Die Drogeriekette Schlecker wurde von seinem gleichnamigen Besitzer Anton Schlecker als sogenannter „eingetragener Kaufmann“ geführt. So war es ihm möglich, die für Großunternehmen üblicherweise geltenden Transparenzpflichten und Kontrollgremien zu umgehen. Laut der Bundesregierung sind wirtschaftlich besonders bedeutende Unternehmen (meist als GmbH oder Kapitalgesellschaft organisiert) „strengeren Anforderungen an die Rechnungslegung unterworfen“. Jedoch sind „einzelkaufmännisch geführte Unternehmen von der Pflicht zur Offenlegung der Gewinn- und Verlustrechnung befreit, wenn sie einzelne besonders wichtige Angaben veröffentlichen (z. B. Umsatzerlöse, Beteiligungserträge, Angaben zurr Personalaufwand)“. Dies war bei Schlecker der Fall. Hinzu kam die fehlende Mitbestimmung über einen Aufsichtsrat, da laut Bundesregierung „Aufsichtsräte nur für solche Unternehmensformen vorgeschrieben sind, bei denen typischerweise die Inhaber an der Geschäftsleitung nicht beteiligt sind. Die Einflussnahme z. B. auf die personelle Zusammensetzung der Unternehmensleitung durch einen Aufsichtsrat ist bei Einzelkaufleuten nicht angezeigt.“

Schlecker ist kein Einzelfall, es gibt es mindestens acht weitere Großunternehmen mit mehr als 1.000 Beschäftigten, die als sogenannter „eingetragener Kaufmann“ geführt werden. Das teilt die Bundesregierung auf Berufung des Unternehmensregisters beim Statistischen Bundesamt mit. Genauere Angaben, um welche Unternehmen es sich handelt, würden ihr nicht vorliegen.

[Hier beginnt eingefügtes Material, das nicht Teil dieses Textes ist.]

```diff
+        const float part = half_sum(s);
+        if (he == 0) sh.red[0][we][ce] = part;
+      }
+#pragma unroll
+      for (int r = 0; r < NB; ++r)
+#pragma unroll
+        for (int q = 0; q < 16; ++q) {
+          const float uu = u.b[r][q];
+          u.b[r][q] = uu * __builtin_amdgcn_rcpf(1.0f + uu * uu);
+        }
+    } else {
+      if (want_energy) {
+        const float part = half_sum(xp.template energy_sum<NB>(u, w, h));
+        if (h == 0) sh.red[0][w][c] = part;
+      }
+      xp.template phi<NB>(u, w, h);
+    }
+    publish<NB>(sh.pub[1][w], lane, u);
+  }
   POT_STAMP(3);
   __syncthreads();
   POT_STAMP(4);
@@ -384,7 +484,13 @@
   for (int r = 0; r < NB; ++r)
 #pragma unroll
     for (int q = 0; q < 16; ++q) g.b[r][q] = 0.f;
-  gemm_any<NB, true>(mdl, ar, sh.pub[1], w, c, h, lane, g);
+  if constexpr (kTail) {
+    gemm_dim_half_tail<NB>(mdl.W2T, mdl.W1, sh.pub[1], w, c, h, lane, ar.a0, g, [&]([[maybe_unused]] int rb, [[maybe_unused]] int j) {
+      if constexpr (kFill) tl.pass_slice(g, rb, j);
+    });
+  } else {
+    gemm_any<NB, true>(mdl, ar, sh.pub[1], w, c, h, lane, g);
+  }
   POT_STAMP(5);
   if (want_energy && energy_out) {
     *energy_out = sh.red[0][0][c] + sh.red[0][1][c] + sh.red[0][2][c] + sh.red[0][3][c];
```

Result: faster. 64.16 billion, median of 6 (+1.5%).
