template <int TM, bool WIDE, int NB, bool RET = false, int W8 = 0>
__global__ __launch_bounds__(W8 ? 64 * W8 : TM * 16) void k_mlp_bwd(const MlpArgs a, const RetIn<RET> rv) {
    static_assert(W8 == 0 || ((W8 == 8 || W8 == 16) && TM == 16 && NB == 3 && !WIDE), "8 / 16 waves: 16-row tiles of the stock networks");
    constexpr int THREADS = W8 ? 64 * W8 : threads_of<TM>();
    constexpr int RT = TM / 16;
    constexpr bool fixed = NB > 0;
    static_assert(!(fixed && WIDE), "the fixed-shape path has a first layer of <= 64 inputs");
    extern __shared__ __attribute__((aligned(16))) unsigned char smem_raw[];
    MlpBwdLds<TM>& L = *reinterpret_cast<MlpBwdLds<TM>*>(smem_raw);
    const int e = blockIdx.y;
    const int64_t row0 = (int64_t)blockIdx.x * TM;
    const float* P = a.params + e * a.member_stride;
    float* part = a.partial ? a.partial + ((int64_t)blockIdx.x * gridDim.y + e) * a.member_stride : nullptr;
    const int wave = threadIdx.x >> 6, lane = threadIdx.x & 63;
    const bool comp = !W8 || wave < 4;
    const int rt = wave % RT, ct = comp ? wave / RT : 0;
    const int nb = fixed ? NB : a.d.n_blocks;
    const int K0 = a.d.in0 + a.d.in1;
    const int O = a.d.head_cols[0] + a.d.head_cols[1];
    const int col = ct * 16 + (lane & 15);

    MLP_STAMP(0);
    [[maybe_unused]] float ql_tq[4] = {0.f, 0.f, 0.f, 0.f}, ql_w[4] = {1.f, 1.f, 1.f, 1.f}, ql_y[4] = {0.f, 0.f, 0.f, 0.f};
    constexpr bool wide = WIDE;
    float* x_hi = L.x[kMaxB];
    float* w_hi = L.w[nb < kMaxB ? nb : kMaxB - 1];
    if constexpr (fixed) {
        const StageScalars q = stage_scalars<NB>(a, e);
        constexpr int SLOTS = TM * 64 / THREADS;
        float in_lo[SLOTS];
        fetch_input_tile_fixed<THREADS, false, SLOTS>(q, e, row0, in_lo);
        const int r = threadIdx.x >> 4, c = threadIdx.x & 15;
        const int64_t row = row0 + r;
        float gin = 0.f;
        if (a.gout && r < TM) {
            const float t = a.gout[((int64_t)e * a.N + (row < a.N ? row : a.N - 1)) * O + (c < O ? c : O - 1)];
            gin = (row < a.N && c < O) ? t : 0.f;
        }
        StagedNet<THREADS> regs;
        net_fetch_fixed<THREADS, NB>(q, regs);
        if constexpr (W8 != 0) {
            if (!a.gout && !a.eps && !a.q_table && wave < RT) {
#pragma unroll
                for (int rr = 0; rr < 4; ++rr) {
                    const int64_t lr_row = row0 + wave * 16 + 4 * (lane >> 4) + rr;
                    const int64_t rc = lr_row < a.N ? lr_row : a.N - 1;
                    ql_tq[rr] = a.tq[(int64_t)e * a.N + rc];
                    if (a.w) ql_w[rr] = a.w[rc];
                    if constexpr (!RET) ql_y[rr] = a.y[rc];
                }
            }
        }
        if constexpr (RET) {
            const asac_vtrace_args_t& v = rv.v;
            const int n = v.n, pitch = (n + 1) | 1;
            float* s_d = reinterpret_cast<float*>(smem_raw + sizeof(MlpBwdLds<TM>));
            float* s_c = s_d + TM * pitch;
            float* s_v0 = s_c + TM * pitch;
            const int f = threadIdx.x, fr = f / n, ft = f - fr * n;
            const bool have = f < TM * n && row0 + fr < a.N;
            VtraceStepRaw raw{};
// ... 267 lines not shown
    if (comp && (a.gx0 || a.gx1)) {
#pragma unroll
        for (int r = 0; r < 4; ++r) {
            const int64_t row = row0 + rt * 16 + 4 * (lane >> 4) + r;
            if (row >= a.N) continue;
            if (col < a.d.in0) {
                if (a.gx0) a.gx0[((int64_t)e * a.N + row) * a.d.in0 + col] = g[r];
            } else if (col < K0) {
                if (a.gx1) a.gx1[((int64_t)e * a.N + row) * a.d.in1 + (col - a.d.in0)] = g[r];
            }
            const int ch = col + kMaxW;
            if (wide && ch < K0) {
                if (ch < a.d.in0) {
                    if (a.gx0) a.gx0[((int64_t)e * a.N + row) * a.d.in0 + ch] = g_hi[r];
                } else if (a.gx1) {
                    a.gx1[((int64_t)e * a.N + row) * a.d.in1 + (ch - a.d.in0)] = g_hi[r];
                }
            }
        }
    }
    MLP_STAMP(10);
}

constexpr int kPsWaves = ASAC_PS_WAVES;
constexpr int kPsThreads = 64 * kPsWaves;
constexpr int kPsSlots = 1024 / kPsThreads;
constexpr int kPsRows = 16;

struct PsQLds {
    float w[3][kMaxW * kP];
    float head[kHeadPad * kP];
    float bias[3][kMaxW];
    float head_bias[kHeadPad];
    float xs[2][kPsRows * kP];
};
struct PsPiLds {
    float w[3][kMaxW * kP];
    float head[kHeadPad * kP];
    float bias[3][kMaxW];
    float head_bias[kHeadPad];
    float x[4][kPsRows * kP];
    float delta[kPsRows * kP];
    float delta2[kPsRows * kP];
};
struct PsLds {
    PsQLds q[2];
    float ga[2][kPsRows * kHeadPad];
    float qv[2][kPsRows];
    float ls[kPsRows * 2 * kHeadPad];
    float act[kPsRows * kHeadPad];
};
static_assert(sizeof(PsPiLds) <= 2 * sizeof(PsQLds), "the policy phase reuses the critics' LDS");

struct PolicyStepArgs {
    MlpArgs q, pi;
    float* q_out;
    float* a_out;
    float* logp_out;
    float* ls_out;
};
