template <int VEC>
__device__ __forceinline__ void load_stream(const float* p, float (&dst)[VEC]) {
  using T = typename VecLoad<VEC>::T;
  const T v = __builtin_nontemporal_load(reinterpret_cast<const T*>(p));
  if constexpr (VEC == 1) {
    dst[0] = v;
  } else {
#pragma unroll
    for (int c = 0; c < VEC; ++c) dst[c] = v[c];
  }
}

template <int VEC>
__device__ __forceinline__ void load_stream_off(const float* base, uint32_t byte_off, float (&dst)[VEC]) {
  load_stream<VEC>(reinterpret_cast<const float*>(reinterpret_cast<const char*>(base) + byte_off), dst);
}

template <int VEC>
__device__ __forceinline__ void store_stream_off(float* base, uint32_t byte_off, const float (&src)[VEC]);

template <int VEC>
__device__ __forceinline__ void store_stream(float* p, const float (&src)[VEC]) {
  using T = typename VecLoad<VEC>::T;
  T v;
  if constexpr (VEC == 1) {
    v = src[0];
  } else {
#pragma unroll
    for (int c = 0; c < VEC; ++c) v[c] = src[c];
  }
  __builtin_nontemporal_store(v, reinterpret_cast<T*>(p));
}

template <int VEC>
__device__ __forceinline__ void store_stream_off(float* base, uint32_t byte_off, const float (&src)[VEC]) {
  store_stream<VEC>(reinterpret_cast<float*>(reinterpret_cast<char*>(base) + byte_off), src);
}

template <int VEC>
__device__ __forceinline__ void store_result(float* p, const float (&src)[VEC]) {
  using T = typename VecLoad<VEC>::T;
  T v;
  if constexpr (VEC == 1) {
    v = src[0];
  } else {
#pragma unroll
    for (int c = 0; c < VEC; ++c) v[c] = src[c];
  }
  *reinterpret_cast<T*>(p) = v;
}
template <int VEC>
__device__ __forceinline__ void store_result_off(float* base, uint32_t byte_off, const float (&src)[VEC]) {
  store_result<VEC>(reinterpret_cast<float*>(reinterpret_cast<char*>(base) + byte_off), src);
}
template <int VEC>
__device__ __forceinline__ void store_result_policy(float* p, const float (&src)[VEC], int nt) {
  if (nt)
    store_stream<VEC>(p, src);
  else
    store_result<VEC>(p, src);
}

constexpr int kColMaxBlocks = 256 * 64;

static inline int lds_opt_in(const void* kernel, size_t dynamic_bytes, size_t static_bytes) {
  if (dynamic_bytes + static_bytes <= 48u * 1024u) return 0;
  return hip_code(hipFuncSetAttribute(kernel, hipFuncAttributeMaxDynamicSharedMemorySize, (int)dynamic_bytes));
}

static inline int compute_units() {
  static int cached[16] = {0};
  int dev = 0;
  if (hipGetDevice(&dev) != hipSuccess || dev < 0 || dev >= 16) dev = 0;
  if (cached[dev] == 0) {
    int cus = 0;
    if (hipDeviceGetAttribute(&cus, hipDeviceAttributeMultiprocessorCount, dev) != hipSuccess || cus <= 0) cus = 256;
    cached[dev] = cus;
  }
  return cached[dev];
}

__device__ __forceinline__ bool arrive_last(int* counter, int total, int* lds_flag) {
  asm volatile("s_waitcnt vmcnt(0)" ::: "memory");
  __syncthreads();
  if (threadIdx.x == 0) {
    __builtin_amdgcn_fence(__ATOMIC_RELEASE, "agent");
    asm volatile("s_waitcnt vmcnt(0)" ::: "memory");
    const int ticket = atomicAdd(counter, 1);
    const int last = (ticket == total - 1) ? 1 : 0;
    if (last) __builtin_amdgcn_fence(__ATOMIC_ACQUIRE, "agent");
    *lds_flag = last;
  }
  __syncthreads();
  return *lds_flag != 0;
}

__device__ __forceinline__ int32_t load_index_coherent(const int32_t* p) {
  return __hip_atomic_load(p, __ATOMIC_RELAXED, __HIP_MEMORY_SCOPE_AGENT);
}

template <int BLOCK>
__device__ __forceinline__ double block_reduce_sum(double v, double* lds ) {
#pragma unroll
  for (int off = 32; off > 0; off >>= 1) v += __shfl_down(v, off, 64);
  const int wave = threadIdx.x >> 6, lane = threadIdx.x & 63;
  if (lane == 0) lds[wave] = v;
  __syncthreads();
  double r = 0.0;
  if (threadIdx.x == 0) {
#pragma unroll
    for (int w = 0; w < BLOCK / 64; ++w) r += lds[w];
  }
  __syncthreads();
  return r;
}

__device__ __forceinline__ float byzantine_coordinate(float avg, float q, float fk, float scale, int attack_kind) {
  const float dir = ((attack_kind & 15) == BM_ATTACK_LITTLE) ? __builtin_sqrtf(q / (fk - 1.0f)) : -avg;
  const float att = dir * scale;
  return (attack_kind & BM_ATTACK_DIRECTION) ? att : avg + att;
}

}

Ferner gibt es dutzende Firmen, die als eingetragener Kaufmann registriert sind und für hunderte Mitarbeiter eine beträchtliche Verantwortung tragen, aber ebenso wenig nicht verpflichtet sind, eine transparente Rechnungsführung zu betreiben. Sie können bei einer Insolvenzverschleppung strafrechtlich nicht belangt werden. Wie die Bundesregierung mitteilt, sieht das Gesetz für alle persönlich haftenden Gesellschafter „ein Recht, nicht aber eine Pflicht zum Stellen eines Insolvenzantrags vor.“ Damit entfällt die Strafbarkeit, nach der bis zu drei Jahren Gefängnis drohen.

Der Fall Schlecker zeigt, es gibt gesetzlichen Regelungsbedarf. Anton Schlecker hat seine Firma wie ein Patriarch geführt und der Gesetzgeber hat dies zugelassen. Daran ändern auch die jährlichen Geschäftsberichte durch externe Wirtschaftsprüfer nichts. Bereits seit 2003/2004 sollen die Probleme bei Schlecker deutlich geworden sein, 2009 die finanzinterne Kontrolle Alarm geschlagen haben. In den Berichten der Wirtschaftsprüfgesellschaft Ernst & Young sucht man danach vergebens. Im Sommer 2011 schrieben sie noch: Es wird „eine Verbesserung der Ergebnissituation im Vergleich zum Vorjahr erwartet. Die Planung sieht vor, dass Ende 2011 der Turn-Around und 2012 ein positives Ergebnis erreicht wird.“ Bekanntlich kam es tatsächlich zu einem Umschwung (Turn-Around), der aber in der Insolvenz endete. Pro Bericht bekamen die Prüfer von Ernst & Young übrigens über 300.000 Euro.